Constraining DSFG Multiplicity and Clustering with Comparisons of Empirical Submillimeter Map Models

DSFG multiplicity, the spatial blending of sources' flux densities due to the low spatial resolution of FIR/submm maps, can be attributed to chance projections of sources, physically associated sources, or a combination of both. If DSFG multiplicity is predominantly due to chance projections of sources along the line of sight as opposed to physically associated sources, this effect would impact our interpretation of DSFG evolution. In particular, cosmological simulations struggle to reproduce DSFGs as single bright sources; a significant population of DSFG multiples would ease tension between cosmological predictions and DSFG observations, as each DSFG would have an effectively lower SFR (e.g. Hayward et al. 2013).

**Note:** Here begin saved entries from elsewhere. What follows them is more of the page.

# PRBonn/lidar_transfer

Measured on AMD Instinct MI355X. Metric: Mrays/sec, one new ~1M-triangle mesh per scan -> 64x2048 range/label image, higher is better.
Workload: dtype f32; 1 GPU; C2: 64x2048 rays vs 999788-triangle synthetic scene (fov 3.0/-25.0); 1 step = 64 scans, each a new mesh; 48 scenes cycled; parallelism=scan-parallel x1, scans_in_flight=24, scans_per_call=8

## Files before the change

### lidar_transfer_amd/csrc/lt_scatter.hip

```cpp
#include "lt_internal.h"
#include <math.h>
#include <stdlib.h>
#include <string.h>
#include "lt_normalize.h"

#define LT_PI_F 3.14159265358979f
#define LT_BIN_SLACK 4e-3f
#define LT_EMPTY_KEY 0xFFFFFFFFFFFFFFFFull

struct rs_params {
  int nb_az, nb_el;
  float az_scale;
  float az_off;
  float el_lo, el_scale;
  float dev_az, dev_el;
  float dev_fit[2];
  float el_c0, el_c1, az_c0, az_c1;
};

__device__ __forceinline__ float rs_az_off(float phi0, float az_scale) {
  if (!(phi0 == phi0)) return 0.f;
  const float x0 = (phi0 + LT_PI_F) * az_scale;
  return x0 - floorf(x0 + 0.5f);
}

__global__ __launch_bounds__(256) void k_rs_dirs(const float* __restrict__ rays, int n, unsigned flags,
                                                 float4* __restrict__ dirs, float2* __restrict__ ang,
                                                 float* __restrict__ partial) {
  __shared__ float red[4][2];
  float lo = INFINITY, hi = -INFINITY;
  for (int i = blockIdx.x * 256 + threadIdx.x; i < n; i += gridDim.x * 256) {
    const float rx = rays[3 * (size_t)i], ry = rays[3 * (size_t)i + 1], rz = rays[3 * (size_t)i + 2];
    const float D = (rx * rx + ry * ry) + rz * rz;
    const float r0 = lt_rsqrt_seed(D, flags);
    const float r = (1.5f * r0) + (((D * -0.5f) * r0) * (r0 * r0));
    const float dx = rx * r, dy = ry * r, dz = rz * r;
    dirs[i] = make_float4(dx, dy, dz, 0.f);
    const float phi = atan2f(dy, dx), th = atan2f(dz, sqrtf(dx * dx + dy * dy));
    ang[i] = make_float2(phi, th);
    if (th == th) { lo = fminf(lo, th); hi = fmaxf(hi, th); }
  }
#pragma unroll
  for (int o = 32; o > 0; o >>= 1) {
    lo = fminf(lo, __shfl_xor(lo, o, 64));
    hi = fmaxf(hi, __shfl_xor(hi, o, 64));
  }
  if ((threadIdx.x & 63) == 0) { red[threadIdx.x >> 6][0] = lo; red[threadIdx.x >> 6][1] = hi; }
  __syncthreads();
  if (threadIdx.x == 0) {
    partial[2 * blockIdx.x] = fminf(fminf(red[0][0], red[1][0]), fminf(red[2][0], red[3][0]));
    partial[2 * blockIdx.x + 1] = fmaxf(fmaxf(red[0][1], red[1][1]), fmaxf(red[2][1], red[3][1]));
  }
}

__global__ __launch_bounds__(256) void k_rs_fit(const float2* __restrict__ ang, int n, int nb_az0,
                                                rs_params* __restrict__ prm) {
  const float phi0 = n > 0 ? ang[0].x : 0.f;
  float dev[2] = {0.f, 0.f};
  for (int k = 0; k < 2; ++k) {
    const int K = nb_az0 - k;
    if (K < 1) continue;
    const float sc = (float)K / (2.0f * LT_PI_F), off = rs_az_off(phi0, sc);
    for (int i = blockIdx.x * 256 + threadIdx.x; i < n; i += gridDim.x * 256) {
      const float phi = ang[i].x;
      if (phi == phi) {
        const float x = (phi + LT_PI_F) * sc - off;
        dev[k] = fmaxf(dev[k], fabsf(x - floorf(x + 0.5f)));
      }
    }
  }
#pragma unroll
  for (int o = 32; o > 0; o >>= 1) {
    dev[0] = fmaxf(dev[0], __shfl_xor(dev[0], o, 64));
    dev[1] = fmaxf(dev[1], __shfl_xor(dev[1], o, 64));
  }
  if ((threadIdx.x & 63) == 0) {
    atomicMax((int*)&prm->dev_fit[0], __float_as_int(dev[0]));
    atomicMax((int*)&prm->dev_fit[1], __float_as_int(dev[1]));
  }
}

__global__ __launch_bounds__(256) void k_rs_keys(const float2* __restrict__ ang, int n, int nb_az, int nb_el, int refit,
                                                 const float* __restrict__ partial, rs_params* __restrict__ prm,
                                                 uint32_t* __restrict__ keys, uint32_t* __restrict__ vals) {
  __shared__ float red[4][2];
  float lo = partial[2 * threadIdx.x], hi = partial[2 * threadIdx.x + 1];
#pragma unroll
  for (int o = 32; o > 0; o >>= 1) {
    lo = fminf(lo, __shfl_xor(lo, o, 64));
    hi = fmaxf(hi, __shfl_xor(hi, o, 64));
  }
  if ((threadIdx.x & 63) == 0) { red[threadIdx.x >> 6][0] = lo; red[threadIdx.x >> 6][1] = hi; }
  __syncthreads();
  lo = fminf(fminf(red[0][0], red[1][0]), fminf(red[2][0], red[3][0]));
  hi = fmaxf(fmaxf(red[0][1], red[1][1]), fmaxf(red[2][1], red[3][1]));
  if (!(lo <= hi)) { lo = 0.f; hi = 0.f; }
  const int nb_max = nb_az;
  if (refit && nb_az >= 5 && prm->dev_fit[1] + 0.01f < prm->dev_fit[0]) nb_az -= 1;
  rs_params p;
  p.nb_az = nb_az; p.nb_el = nb_el;
  p.az_scale = (float)nb_az / (2.0f * LT_PI_F);
  p.az_off = rs_az_off(n > 0 ? ang[0].x : 0.f, p.az_scale);
  p.el_lo = lo;
  p.el_scale = (nb_el > 1 && hi > lo) ? (float)(nb_el - 1) / (hi - lo) : 0.f;
  if (blockIdx.x == 0 && threadIdx.x == 0) {
    prm->nb_az = p.nb_az; prm->nb_el = p.nb_el;
    prm->az_scale = p.az_scale; prm->az_off = p.az_off; prm->el_lo = p.el_lo; prm->el_scale = p.el_scale;
  }
  const int i = blockIdx.x * 256 + threadIdx.x;
  float dev_a = 0.f, dev_e = 0.f;
  if (i < n) {
    const float2 a = ang[i];
    uint32_t key = (uint32_t)nb_max * (uint32_t)nb_el;
    if (a.x == a.x && a.y == a.y) {
      const float x = (a.x + LT_PI_F) * p.az_scale - p.az_off, y = (a.y - p.el_lo) * p.el_scale;
      const float cx = floorf(x + 0.5f);
      const float cy = fminf(fmaxf(floorf(y + 0.5f), 0.f), (float)(nb_el - 1));
      dev_a = fabsf(x - cx);
      dev_e = fabsf(y - cy);
      int ia = (int)cx;
      if (ia < 0) ia += nb_az;
      else if (ia >= nb_az) ia -= nb_az;
      ia = min(max(ia, 0), nb_az - 1);
      key = (uint32_t)cy * (uint32_t)nb_az + (uint32_t)ia;
    }
    keys[i] = key;
    vals[i] = (uint32_t)i;
  }
#pragma unroll
  for (int o = 32; o > 0; o >>= 1) {
    dev_a = fmaxf(dev_a, __shfl_xor(dev_a, o, 64));
    dev_e = fmaxf(dev_e, __shfl_xor(dev_e, o, 64));
  }
  if ((threadIdx.x & 63) == 0) {
    atomicMax((int*)&prm->dev_az, __float_as_int(dev_a));
    atomicMax((int*)&prm->dev_el, __float_as_int(dev_e));
  }
}

__global__ __launch_bounds__(256) void k_rs_starts(const uint32_t* __restrict__ keys, int n, int nbins,
                                                   int* __restrict__ bin_start) {
  const int p = blockIdx.x * 256 + threadIdx.x;
  if (p > n) return;
  const int lo = p == 0 ? 0 : (int)min(keys[p - 1], (uint32_t)nbins) + 1;
  const int hi = p == n ? nbins : (int)min(keys[p], (uint32_t)nbins);
  for (int b = lo; b <= hi; ++b) bin_start[b] = p;
}

struct tri_rec {
  float v0x, v0y, v0z, e1x, e1y, e1z, e2x, e2y, e2z;
};

__device__ __forceinline__ float sc_mt(const tri_rec& T, float ox, float oy, float oz, float dx, float dy, float dz) {
  const float eps = 0.000001f;
  const float hx = dy * T.e2z - dz * T.e2y, hy = dz * T.e2x - dx * T.e2z, hz = dx * T.e2y - dy * T.e2x;
  const float a = (T.e1x * hx + T.e1y * hy) + T.e1z * hz;
  if (a < eps && a > -eps) return NAN;
  const float inv_a = lt_rcp_ieee(a);
  const float sx = ox - T.v0x, sy = oy - T.v0y, sz = oz - T.v0z;
  const float u = ((sx * hx + sy * hy) + sz * hz) * inv_a;
  if (u < 0 || u > 1) return NAN;
  const float qx = sy * T.e1z - sz * T.e1y, qy = sz * T.e1x - sx * T.e1z, qz = sx * T.e1y - sy * T.e1x;
  const float v = ((dx * qx + dy * qy) + dz * qz) * inv_a;
  if (v < 0 || u + v > 1) return NAN;
  const float t = ((T.e2x * qx + T.e2y * qy) + T.e2z * qz) * inv_a;
  if (t < eps) return NAN;
  return t;
}

__device__ __forceinline__ float f_rcp(float x) { return __builtin_amdgcn_rcpf(x); }
__device__ __forceinline__ float f_sqrt(float x) { return __builtin_amdgcn_sqrtf(x); }
__device__ __forceinline__ float f_atan2(float y, float x) {
#pragma clang fp contract(fast)
  const float ax = fabsf(x), ay = fabsf(y);
  const float mx = fmaxf(ax, ay), mn = fminf(ax, ay);
  const float a = mx > 0.f ? mn * f_rcp(mx) : 0.f;
  const float q = a * a;
  float r = a * (0.99997726f + q * (-0.33262347f + q * (0.19354346f + q * (-0.11643287f + q * (0.05265332f + q * -0.01172120f)))));
  r = ay > ax ? 1.57079632679f - r : r;
  r = x < 0.f ? 3.14159265359f - r : r;
  return y < 0.f ? -r : r;
}

__device__ __forceinline__ void f_atan_pair(float za, float ra, float zb, float rb, float& tha, float& thb) {
#pragma clang fp contract(fast)
  const float ta = za * f_rcp(ra), tb = zb * f_rcp(rb);
  const bool easy = fabsf(ta) <= 1.0f && fabsf(tb) <= 1.0f;
  if (__ballot(!easy) == 0ull) {
    const float qa = ta * ta, qb = tb * tb;
    tha = ta * (0.99997726f + qa * (-0.33262347f + qa * (0.19354346f + qa * (-0.11643287f + qa * (0.05265332f + qa * -0.01172120f)))));
    thb = tb * (0.99997726f + qb * (-0.33262347f + qb * (0.19354346f + qb * (-0.11643287f + qb * (0.05265332f + qb * -0.01172120f)))));
  } else {
    tha = f_atan2(za, ra);
    thb = f_atan2(zb, rb);
  }
}
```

The goal of this project is to compare results of predictive empirical models of (sub)millimeter emission across the literature to constrain the role of chance projections of physically unassociated sources with simulated data. Specifically, we compare mock output of the models of Casey et al. 2018a,b -- which is an empirical model of the (sub)mm sky which does not account for cosmological clustering but allows for variable histories of obscured cosmic star formation -- with the SIDES model described by Bethermin et al. 2017 who account for cosmological clustering yet only one possible history of obscured cosmic star-formation at early times. Our results indicate that the high single-dish flux density sources across all submm/mm wavebands can be mostly (>70%) attributed to a single bright source, whereas lower flux density sources are statistically more likely to be a compilation of several lower flux density sources. We recover the same multiplicity fraction in both the Casey et al. and Bethermin et al. models, despite the difference in clustering prescriptions between them; thus we conclude that the cause of DSFG multiplicity (line-of-sight projection or physical associated pairs) is not directly constrainable through empirical models alone.